## Exercise brief
Copy each line below in which the word "keep" occurs.

[Saved data entries]
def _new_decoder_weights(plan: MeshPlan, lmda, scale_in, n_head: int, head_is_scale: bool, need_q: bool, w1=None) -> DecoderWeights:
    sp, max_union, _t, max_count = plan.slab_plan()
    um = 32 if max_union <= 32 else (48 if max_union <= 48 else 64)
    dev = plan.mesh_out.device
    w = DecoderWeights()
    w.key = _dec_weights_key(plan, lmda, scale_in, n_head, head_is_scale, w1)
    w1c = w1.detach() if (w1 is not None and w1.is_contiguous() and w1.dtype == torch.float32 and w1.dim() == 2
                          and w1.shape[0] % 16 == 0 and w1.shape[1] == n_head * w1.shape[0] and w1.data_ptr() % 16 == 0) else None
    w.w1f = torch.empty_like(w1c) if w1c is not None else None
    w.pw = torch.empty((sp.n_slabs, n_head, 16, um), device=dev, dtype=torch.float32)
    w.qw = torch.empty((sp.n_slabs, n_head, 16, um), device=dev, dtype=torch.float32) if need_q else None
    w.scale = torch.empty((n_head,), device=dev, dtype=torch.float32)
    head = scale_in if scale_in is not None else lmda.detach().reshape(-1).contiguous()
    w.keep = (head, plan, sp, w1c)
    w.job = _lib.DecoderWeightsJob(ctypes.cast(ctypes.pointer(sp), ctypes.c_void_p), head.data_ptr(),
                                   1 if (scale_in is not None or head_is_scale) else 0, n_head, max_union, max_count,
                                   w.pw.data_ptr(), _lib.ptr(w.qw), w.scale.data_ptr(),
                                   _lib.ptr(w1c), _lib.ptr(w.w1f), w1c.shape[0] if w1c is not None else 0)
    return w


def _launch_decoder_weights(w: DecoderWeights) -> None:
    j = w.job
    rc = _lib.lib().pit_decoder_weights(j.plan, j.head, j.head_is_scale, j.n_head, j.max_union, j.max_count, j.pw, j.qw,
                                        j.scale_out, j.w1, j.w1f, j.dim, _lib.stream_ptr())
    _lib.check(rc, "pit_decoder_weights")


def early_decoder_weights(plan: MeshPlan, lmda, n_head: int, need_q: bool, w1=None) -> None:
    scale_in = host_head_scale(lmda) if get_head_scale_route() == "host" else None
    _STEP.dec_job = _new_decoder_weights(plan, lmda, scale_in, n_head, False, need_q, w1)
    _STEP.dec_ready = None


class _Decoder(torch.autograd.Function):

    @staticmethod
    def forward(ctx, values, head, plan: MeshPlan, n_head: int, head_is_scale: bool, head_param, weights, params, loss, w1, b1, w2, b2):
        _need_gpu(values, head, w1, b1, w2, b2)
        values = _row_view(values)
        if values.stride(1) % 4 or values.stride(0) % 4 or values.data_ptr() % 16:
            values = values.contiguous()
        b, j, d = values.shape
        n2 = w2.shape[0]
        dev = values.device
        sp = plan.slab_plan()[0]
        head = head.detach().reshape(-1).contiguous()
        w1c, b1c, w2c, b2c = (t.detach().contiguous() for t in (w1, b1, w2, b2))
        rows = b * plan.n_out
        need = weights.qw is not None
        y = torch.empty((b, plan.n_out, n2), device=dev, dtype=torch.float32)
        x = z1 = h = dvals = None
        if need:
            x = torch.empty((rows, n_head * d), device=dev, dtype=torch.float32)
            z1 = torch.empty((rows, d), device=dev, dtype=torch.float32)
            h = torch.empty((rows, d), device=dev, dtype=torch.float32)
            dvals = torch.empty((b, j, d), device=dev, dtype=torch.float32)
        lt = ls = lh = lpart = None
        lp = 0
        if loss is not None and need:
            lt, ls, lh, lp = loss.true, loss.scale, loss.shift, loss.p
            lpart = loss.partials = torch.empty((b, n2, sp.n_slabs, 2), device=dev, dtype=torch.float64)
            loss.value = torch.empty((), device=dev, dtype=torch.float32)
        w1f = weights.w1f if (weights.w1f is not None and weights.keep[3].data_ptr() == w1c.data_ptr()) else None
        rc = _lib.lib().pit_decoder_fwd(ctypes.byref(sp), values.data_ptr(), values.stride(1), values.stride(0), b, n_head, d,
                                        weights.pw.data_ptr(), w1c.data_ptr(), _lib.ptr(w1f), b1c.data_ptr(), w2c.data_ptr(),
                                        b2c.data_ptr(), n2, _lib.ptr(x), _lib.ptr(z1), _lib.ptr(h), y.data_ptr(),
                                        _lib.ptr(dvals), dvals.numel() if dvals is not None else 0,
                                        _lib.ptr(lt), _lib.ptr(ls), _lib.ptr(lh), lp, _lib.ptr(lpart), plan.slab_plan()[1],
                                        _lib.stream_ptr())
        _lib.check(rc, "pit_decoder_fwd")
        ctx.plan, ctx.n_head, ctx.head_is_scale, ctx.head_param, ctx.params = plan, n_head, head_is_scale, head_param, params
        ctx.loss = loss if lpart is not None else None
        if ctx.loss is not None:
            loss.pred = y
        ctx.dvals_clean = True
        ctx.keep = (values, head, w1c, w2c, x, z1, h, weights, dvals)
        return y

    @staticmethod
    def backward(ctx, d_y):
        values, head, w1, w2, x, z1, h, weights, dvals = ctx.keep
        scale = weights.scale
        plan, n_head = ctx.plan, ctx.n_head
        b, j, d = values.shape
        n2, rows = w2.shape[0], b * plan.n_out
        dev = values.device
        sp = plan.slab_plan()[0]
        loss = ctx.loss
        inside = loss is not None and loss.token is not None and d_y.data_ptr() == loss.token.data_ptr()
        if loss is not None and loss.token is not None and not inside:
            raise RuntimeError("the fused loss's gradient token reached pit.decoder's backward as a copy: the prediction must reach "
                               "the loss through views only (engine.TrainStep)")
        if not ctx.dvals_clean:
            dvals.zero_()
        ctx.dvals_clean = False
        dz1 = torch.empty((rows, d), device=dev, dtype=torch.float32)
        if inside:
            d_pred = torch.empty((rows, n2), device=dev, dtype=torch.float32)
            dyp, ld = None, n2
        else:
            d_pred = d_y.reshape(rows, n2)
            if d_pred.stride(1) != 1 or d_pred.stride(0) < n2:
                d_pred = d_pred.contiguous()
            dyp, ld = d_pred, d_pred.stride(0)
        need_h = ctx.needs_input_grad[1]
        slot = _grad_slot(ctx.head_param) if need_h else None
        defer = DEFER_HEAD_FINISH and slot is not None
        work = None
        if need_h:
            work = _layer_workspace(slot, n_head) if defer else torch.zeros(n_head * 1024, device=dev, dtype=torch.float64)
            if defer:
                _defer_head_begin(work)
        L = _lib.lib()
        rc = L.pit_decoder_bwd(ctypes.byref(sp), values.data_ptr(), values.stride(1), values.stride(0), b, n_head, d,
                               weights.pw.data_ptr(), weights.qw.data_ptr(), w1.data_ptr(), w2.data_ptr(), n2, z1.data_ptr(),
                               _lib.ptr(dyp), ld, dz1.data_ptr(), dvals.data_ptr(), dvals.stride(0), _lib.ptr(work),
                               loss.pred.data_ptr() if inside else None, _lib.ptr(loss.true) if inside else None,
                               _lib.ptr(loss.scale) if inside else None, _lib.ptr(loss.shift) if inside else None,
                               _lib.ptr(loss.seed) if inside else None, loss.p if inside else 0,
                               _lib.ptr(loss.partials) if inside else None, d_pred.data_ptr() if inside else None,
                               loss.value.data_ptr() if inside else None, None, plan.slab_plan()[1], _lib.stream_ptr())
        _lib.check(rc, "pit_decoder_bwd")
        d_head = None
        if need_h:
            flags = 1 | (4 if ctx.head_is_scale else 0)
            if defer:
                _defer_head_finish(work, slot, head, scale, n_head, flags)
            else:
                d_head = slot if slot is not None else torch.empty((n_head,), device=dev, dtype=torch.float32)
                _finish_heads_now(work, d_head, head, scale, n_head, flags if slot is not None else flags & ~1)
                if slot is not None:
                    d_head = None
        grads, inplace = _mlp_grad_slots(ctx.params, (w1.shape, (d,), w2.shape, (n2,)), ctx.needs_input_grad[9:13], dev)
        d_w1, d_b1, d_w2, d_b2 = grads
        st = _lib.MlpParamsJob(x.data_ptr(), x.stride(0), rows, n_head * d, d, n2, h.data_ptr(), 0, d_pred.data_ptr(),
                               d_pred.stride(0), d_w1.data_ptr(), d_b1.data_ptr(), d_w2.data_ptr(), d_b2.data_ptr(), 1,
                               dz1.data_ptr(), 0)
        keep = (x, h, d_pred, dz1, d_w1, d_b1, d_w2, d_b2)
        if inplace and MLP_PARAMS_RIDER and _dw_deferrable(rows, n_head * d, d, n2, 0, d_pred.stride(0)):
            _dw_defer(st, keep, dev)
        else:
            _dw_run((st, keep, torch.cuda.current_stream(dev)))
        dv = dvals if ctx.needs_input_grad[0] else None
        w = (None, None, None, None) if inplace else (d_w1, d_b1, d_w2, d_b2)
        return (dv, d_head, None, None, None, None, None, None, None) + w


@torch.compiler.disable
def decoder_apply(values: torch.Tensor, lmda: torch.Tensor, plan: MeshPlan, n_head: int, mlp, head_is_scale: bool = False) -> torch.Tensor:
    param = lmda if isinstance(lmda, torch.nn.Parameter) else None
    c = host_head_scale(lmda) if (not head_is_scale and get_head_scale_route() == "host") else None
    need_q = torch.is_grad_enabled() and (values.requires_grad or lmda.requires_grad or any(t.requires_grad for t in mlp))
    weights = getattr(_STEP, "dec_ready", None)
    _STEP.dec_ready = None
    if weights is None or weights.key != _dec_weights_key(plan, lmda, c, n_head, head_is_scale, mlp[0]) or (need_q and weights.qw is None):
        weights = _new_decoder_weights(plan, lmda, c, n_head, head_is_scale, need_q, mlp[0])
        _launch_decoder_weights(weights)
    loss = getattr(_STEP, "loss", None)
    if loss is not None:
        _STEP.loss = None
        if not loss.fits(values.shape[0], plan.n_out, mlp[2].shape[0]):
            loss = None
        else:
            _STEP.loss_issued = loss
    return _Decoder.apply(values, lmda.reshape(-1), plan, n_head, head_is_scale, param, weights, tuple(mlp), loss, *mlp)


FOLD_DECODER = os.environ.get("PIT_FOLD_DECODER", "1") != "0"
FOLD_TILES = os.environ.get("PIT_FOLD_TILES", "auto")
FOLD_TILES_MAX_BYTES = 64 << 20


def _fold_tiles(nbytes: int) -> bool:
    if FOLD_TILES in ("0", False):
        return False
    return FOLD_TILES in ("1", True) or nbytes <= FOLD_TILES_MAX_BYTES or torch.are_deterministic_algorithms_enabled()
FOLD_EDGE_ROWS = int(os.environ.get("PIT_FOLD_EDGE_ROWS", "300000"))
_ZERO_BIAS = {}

## Exercise answer
    w.keep = (head, plan, sp, w1c)
        w1f = weights.w1f if (weights.w1f is not None and weights.keep[3].data_ptr() == w1c.data_ptr()) else None
        ctx.keep = (values, head, w1c, w2c, x, z1, h, weights, dvals)
        values, head, w1, w2, x, z1, h, weights, dvals = ctx.keep
        keep = (x, h, d_pred, dz1, d_w1, d_b1, d_w2, d_b2)
            _dw_defer(st, keep, dev)
            _dw_run((st, keep, torch.cuda.current_stream(dev)))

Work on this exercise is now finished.